We try and keep about 10 families in the group, all with kids around the same age as ours (mostly between 1-4 years at this point). This helps with having age-appropriate toys and building little friendships among the kids.

Existing members can invite a friend to join – we require some connection to keep it safe and tight-knit.

This being Des Moines, I’m amazed at how many mutual friends I’ve had with co-op members, but might never have met if it weren’t for our group. The first time I sent my son on a “sit”, he was just a few blocks away with a woman who is such a kindred spirit yet had been off my radar until I joined the co-op.

babysitting coop des moines moms blogThe dads are just as active as the moms in co-op activities, and as our kids have grown we’ve branched out and tried new experiences. Everyone is into cycling, so we’ve gone on long bike rides as a group, and even done camping trips! We took over the group site at Ledges this summer with 10 kids under 5. It wasn’t the most peaceful night, I think we’re all grateful to each other for encouraging fun in the outdoors.

We’re even alternating moms/dads nights out with big group hangouts and socializing, so our relationships are less transactional and we can support each other and have fun, too.

The whole “it takes a village” concept might sound corny, but our babysitting co-op has been a wonderful resource of “I thought I was the only one!” affirmation, hand-me-down clothes, potty-training tips, laughs, and so much more.

I highly recommend organizing with a core group of friends and branching out to meet amazing parents who can become your tribe!


Brianne Sanchez is a writer and community engagement professional who calls herself an “Iowan by Choice.” A transplant from Chicagoland, she moved to Des Moines in 2007 and acquired a house, husband, dog, son Emmett (June 2013) and Eileen (October 2015), which means she now has deep roots in this place. Brianne blogs at bsinthemidwest.com and is a frequent contributor at DSM Magazine. When she finds free time, she spends it crafting, reading, hiking, biking and volunteering, but never cleaning.

2 COMMENTS

  1. The article isn’t very clear to me. Who is watching you kids when you use the “points?” I assume other moms/families in the co-op? If so, then how does the give and take work? How often are you required to watch others’ children? Is there an initial registration fee? How do you secure childcare? Do you have to ask other families or is there an app/ system to keep things organized and help families find hours for care and also provide hours of care? Do you think all families involved feel that they have equitable time?

  2. Hi Kate! Sorry that wasn’t clear. Essentially, we swap childcare for points instead of money. But instead of me telling my friend Heather I’ll trade Friday night for her to watch my kids and then take hers on Saturday night, I could have my friend Chelsea watch my kid on Friday night and watch Heather’s kid another week. We all belong to the same co-op, so a “point” I earn watching Heather’s kid could later be spent with Chelsea to have her watch my kid. Does that make sense?

    We use the Sitting Around website I referenced to keep everything organized. You create a “sit request” on that site and send it out to the families in the co-op with the details of the sit (how many kids, hours, at your house or theirs, how many points you’re paying).

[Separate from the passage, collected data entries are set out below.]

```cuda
template <int R>
__global__ void DFM_FUSED2_BOUNDS k_als_fused2(AlsFusedArgs a, const DFM_GRID_CONSTANT CUtensorMap tmap) {
  DFM_SMEM(sm);
  constexpr int RR = R * R;
  const int T = a.T, N = a.N;
  const int Tp = pad4mod16(T), Np = pad4mod16(N);
  double* Z = sm;
  double* Lam = Z + (size_t)FZ * Tp;
  double* sxx = Lam + (size_t)R * Np;
  double* FtF = sxx + N;  double* Gi = FtF + RR;  double* LtL = Gi + RR;  double* Hi = LtL + RR;
// ... 3 lines not shown
  double* part = red + 48;
  double* ring = part + 2 * F2_NCW * 72;
#ifndef DFM_EMU
  ring += ((128u - (f2_smem_u32(ring) & 127u)) & 127u) / 8;
  __shared__ uint64_t fullb[F2_S], emptyb[F2_S];
  if (threadIdx.x == 0) { for (int s_ = 0; s_ < F2_S; ++s_) { f2_mbar_init(&fullb[s_], 1); f2_mbar_init(&emptyb[s_], F2_NCW); } }
  asm volatile("fence.mbarrier_init.release.cluster;" ::: "memory");
  __syncthreads();
  F2Ring rg; rg.ring = ring; rg.full = fullb; rg.empty = emptyb; rg.rs = 0; rg.rph = 0; rg.wrap = false;
  const long long nitems = (long long)((N + 8 * F2_SBS - 1) / (8 * F2_SBS)) * ((T + F2_TC - 1) / F2_TC);
#endif
  for (int b = DFM_BX; b < a.B; b += DFM_GX) {
#ifdef DFM_EMU
    const double* X = a.Xs + (size_t)b * T * N;
#endif
    for (int e = DFM_TID; e < FZ * Tp; e += DFM_NT) Z[e] = 0.0;
    DFM_SYNC();
    for (int e = DFM_TID; e < T * R; e += DFM_NT) { int t = e % T, c = e / T; Z[ZI(t, c)] = a.F[(size_t)b * T * R + e]; }
    if (DFM_TID == 0) ctl[0] = 0;
#ifndef DFM_EMU
    if (DFM_TID == 0) ctl[1] = f2_round_win(a.l2_win, a.B, b);
#endif
    DFM_SYNC();
    double ssr = 0.0, ssr_old = 0.0;
    long long it = 0;
    int status = 0;
    while (it < a.max_iter) {
      for (int e = DFM_TID; e < RR; e += DFM_NT) {
        int i = e / R, j = e % R; double s = 0.0;
        for (int t = 0; t < T; ++t) s += Z[ZI(t, i)] * Z[ZI(t, j)];
        FtF[e] = s;
      }
      DFM_SYNC();
      if (DFM_WARP == 0) w_inv<R>(Gi, FtF, tmp, &ctl[0]);
#ifdef DFM_EMU
      for (int n = 0; n < N; ++n) {
        double s2 = 0.0, acc[R];
        for (int c = 0; c < R; ++c) acc[c] = 0.0;
        for (int t = 0; t < T; ++t) { double x = X[(size_t)n * T + t]; s2 += x * x; for (int c = 0; c < R; ++c) acc[c] += x * Z[ZI(t, c)]; }
        for (int c = 0; c < R; ++c) Lam[LI(n, c)] = acc[c];
        sxx[n] = s2;
      }
#else
      if (DFM_WARP == 0) f2_produce(rg, &tmap, b * N, T, N, false, &ctl[1]);
      else if (DFM_WARP <= F2_NCW) f2_consume_M<R>(rg, DFM_WARP - 1, T, N, Tp, Np, Z, Lam, sxx, part);
      else rg.skip(nitems);
#endif
      DFM_SYNC();
      for (int n = DFM_TID; n < N; n += DFM_NT) {
        double sx[R], lam[R];
#pragma unroll
        for (int c = 0; c < R; ++c) sx[c] = Lam[LI(n, c)];
#pragma unroll
        for (int i = 0; i < R; ++i) { double s = 0.0;
#pragma unroll
          for (int j = 0; j < R; ++j) s += Gi[i * R + j] * sx[j]; lam[i] = s; }
#pragma unroll
        for (int c = 0; c < R; ++c) Lam[LI(n, c)] = lam[c];
      }
      DFM_SYNC();
      for (int e = DFM_TID; e < RR; e += DFM_NT) {
        int i = e / R, j = e % R; double s = 0.0;
        for (int n = 0; n < N; ++n) s += Lam[LI(n, i)] * Lam[LI(n, j)];
        LtL[e] = s;
      }
      DFM_SYNC();
      if (DFM_WARP == 0) w_inv<R>(Hi, LtL, tmp, &ctl[0]);
      double tssp = 0.0;
#ifdef DFM_EMU
      for (int t = 0; t < T; ++t) {
        for (int c = 0; c < FZ; ++c) Z[ZI(t, c)] = 0.0;
        for (int n = 0; n < N; ++n) { double x = X[(size_t)n * T + t]; tssp += x * x; for (int c = 0; c < R; ++c) Z[ZI(t, c)] += x * Lam[LI(n, c)]; }
      }
#else
      if (DFM_WARP == 0) f2_produce(rg, &tmap, b * N, T, N, true, &ctl[1]);
      else if (DFM_WARP <= F2_NCW) tssp += f2_consume_E<R>(rg, DFM_WARP - 1, T, N, Tp, Np, Z, Lam, nullptr);
      else rg.skip(nitems);
#endif
      DFM_SYNC();
      double bf = 0.0;
      for (int t = DFM_TID; t < T; t += DFM_NT) {
        double bb[R], f[R];
#pragma unroll
        for (int j = 0; j < R; ++j) bb[j] = Z[ZI(t, j)];
#pragma unroll
        for (int i = 0; i < R; ++i) { double s = 0.0;
#pragma unroll
          for (int j = 0; j < R; ++j) s += Hi[i * R + j] * bb[j]; f[i] = s; bf += s * bb[i]; }
#pragma unroll
        for (int i = 0; i < R; ++i) Z[ZI(t, i)] = f[i];
      }
      bf = block_sum(bf, red);
      tssp = block_sum(tssp, red);
      ssr_old = ssr; ssr = tssp - bf;
      ++it;
      if (ctl[0]) { status = 3; break; }
      if (!(fabs(ssr_old - ssr) >= a.tol * (double)T * (double)N)) break;
      if (it >= a.max_iter) { status = 4; break; }
    }
    for (int e = DFM_TID; e < T * R; e += DFM_NT) { int t = e % T, c = e / T; a.F[(size_t)b * T * R + e] = Z[ZI(t, c)]; }
    for (int e = DFM_TID; e < N * R; e += DFM_NT) { int i = e % N, c = e / N; a.Lam[(size_t)b * N * R + e] = Lam[LI(i, c)]; }
    if (DFM_TID == 0) { a.st[b].ssr_old = ssr_old; a.st[b].ssr = ssr; a.st[b].iters = (int)it; a.st[b].done = 1; a.st[b].status = status; }
    DFM_SYNC();
  }
}

template <int R>
inline size_t als_fused2_smem_doubles(int T, int N) {
  return (size_t)FZ * pad4mod16(T) + (size_t)R * pad4mod16(N) + (size_t)N + 4 * (size_t)R * R + 2 * R + 48 +
         2 * F2_NCW * 72 + (size_t)F2_S * F2_STG + 26;
}

template <int R>
inline size_t fused2_smem_doubles(int T, int N) {
  return (size_t)FZ * pad4mod16(T) + (size_t)R * pad4mod16(N) + 3 * (size_t)N + 30 * (size_t)R * R + 2 * R + 40 + 8 + 8 +
         std::max((size_t)97 * R + (size_t)R * R, (size_t)2 * F2_NCW * 72) + (size_t)F2_S * F2_STG + 26;
}

// ... 2 lines not shown
```

Measured before the change: 1.732 million.
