__global__ __launch_bounds__(256) void resconv_mfma_kernel(const bf16_t* __restrict__ v, long ldv, long v_bs, const float* __restrict__ w,
                                                           bf16_t* out, long ldo, long o_bs, int n_p, int transpose, int accumulate) {
    static_assert(64 * RM_SP * 4 <= (RM_T + 2 * RM_HALO) * RM_P * 2, "half of the f32 output image must fit the v tile");
    __shared__ __attribute__((aligned(16))) bf16_t img[(RM_T + 2 * RM_HALO) * RM_P];
    const int tid = threadIdx.x, lane = tid & 63, wave = tid >> 6, hl = lane >> 5, r = lane & 31;
    const int t0 = blockIdx.x * RM_T, h = blockIdx.y, b = blockIdx.z;
    const bf16_t* vb = v + (long)b * v_bs + h * RM_DH;
#pragma unroll
    for (int i = 0; i < (RM_T + 2 * RM_HALO) * 8 / 256; i++) {
        const int cid = tid + i * 256, q = cid >> 3, c = cid & 7;
        const int t = t0 - RM_HALO + q;
        u32x4 val = {0u, 0u, 0u, 0u};
        if (t >= 0 && t < n_p) val = *reinterpret_cast<const u32x4*>(vb + (long)t * ldv + c * 8);
        *reinterpret_cast<u32x4*>(img + q * RM_P + c * 8) = val;
    }
    bf16_t* ob = out + (long)b * o_bs + h * RM_DH;
    u32x4 old[2][64 * 8 / 256];
    if (accumulate == 2) {
#pragma unroll
        for (int half = 0; half < 2; half++)
#pragma unroll
            for (int i = 0; i < 64 * 8 / 256; i++) {
                const int cid = tid + i * 256, q = cid >> 3, c = cid & 7;
                const int t = t0 + 64 * half + q;
                old[half][i] = (u32x4){0u, 0u, 0u, 0u};
                if (t < n_p) old[half][i] = *reinterpret_cast<const u32x4*>(ob + (long)t * ldo + 8 * c);
            }
    }
    const float* wh = w + h * RM_TAPS;
    bf16x8 wf[4];
#pragma unroll
    for (int ks = 0; ks < 4; ks++)
#pragma unroll
        for (int e = 0; e < 8; e++) {
            const int k = 16 * ks + (e < 4 ? 4 * hl + e : 8 + 4 * hl + (e - 4));
            const int j = k - r;
            const float x = (j >= 0 && j < RM_TAPS) ? wh[transpose ? RM_TAPS - 1 - j : j] : 0.f;
            wf[ks][e] = (__bf16)x;
        }
    __syncthreads();
    f32x16 acc[2];
#pragma unroll
    for (int nb = 0; nb < 2; nb++) {
#pragma unroll
        for (int e = 0; e < 16; e++) acc[nb][e] = 0.f;
#pragma unroll
        for (int ks = 0; ks < 4; ks++) acc[nb] = MFMA(rm_frag_tr(img, 32 * nb, 32 * wave + 16 * ks, lane), wf[ks], acc[nb]);
    }
    float* stage = reinterpret_cast<float*>(img);
    __syncthreads();
#pragma unroll
    for (int half = 0; half < 2; half++) {
        if ((wave >> 1) == half) {
            float* srow = stage + (32 * (wave & 1) + r) * RM_SP + 4 * hl;
#pragma unroll
            for (int nb = 0; nb < 2; nb++)
#pragma unroll
                for (int g = 0; g < 4; g++) {
                    f4_t x = {acc[nb][4 * g], acc[nb][4 * g + 1], acc[nb][4 * g + 2], acc[nb][4 * g + 3]};
                    *reinterpret_cast<f4_t*>(srow + 32 * nb + 8 * g) = x;
                }
        }
        __syncthreads();
#pragma unroll
        for (int i = 0; i < 64 * 8 / 256; i++) {
            const int cid = tid + i * 256, q = cid >> 3, c = cid & 7;
            const int t = t0 + 64 * half + q;
            if (t >= n_p) continue;
            const float* sp = stage + q * RM_SP + 8 * c;
            f4_t lo = *reinterpret_cast<const f4_t*>(sp), hi = *reinterpret_cast<const f4_t*>(sp + 4);
            bf16_t* p = ob + (long)t * ldo + 8 * c;
            if (accumulate) {
                const u32x4 od = accumulate == 2 ? old[half][i] : *reinterpret_cast<const u32x4*>(p);
                lo[0] += __uint_as_float(od[0] << 16); lo[1] += __uint_as_float(od[0] & 0xffff0000u);
                lo[2] += __uint_as_float(od[1] << 16); lo[3] += __uint_as_float(od[1] & 0xffff0000u);
                hi[0] += __uint_as_float(od[2] << 16); hi[1] += __uint_as_float(od[2] & 0xffff0000u);
                hi[2] += __uint_as_float(od[3] << 16); hi[3] += __uint_as_float(od[3] & 0xffff0000u);
            }
            u32x4 o;
            o[0] = pack_bf2(lo[0], lo[1]);
            o[1] = pack_bf2(lo[2], lo[3]);
            o[2] = pack_bf2(hi[0], hi[1]);
            o[3] = pack_bf2(hi[2], hi[3]);
            __builtin_nontemporal_store(o, reinterpret_cast<u32x4*>(p));
        }
        if (half == 0) __syncthreads();
    }
}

    Because you’re putting the request out for the co-op, it makes it easier than simply trying swap with one family, if your schedules aren’t in sync.

    We don’t have any requirements on how often you have to participate. The fewer sits you take, the fewer points you will have accumulated. Members who don’t attend meetings or take sits for a certain amount of time do become inactive. I might have 35 points to “spend” and my friend Heather might have 70 at any given time. The only time we might have to worry about things being “unequal” is if we dissolve the co-op before people have time to spend down their points.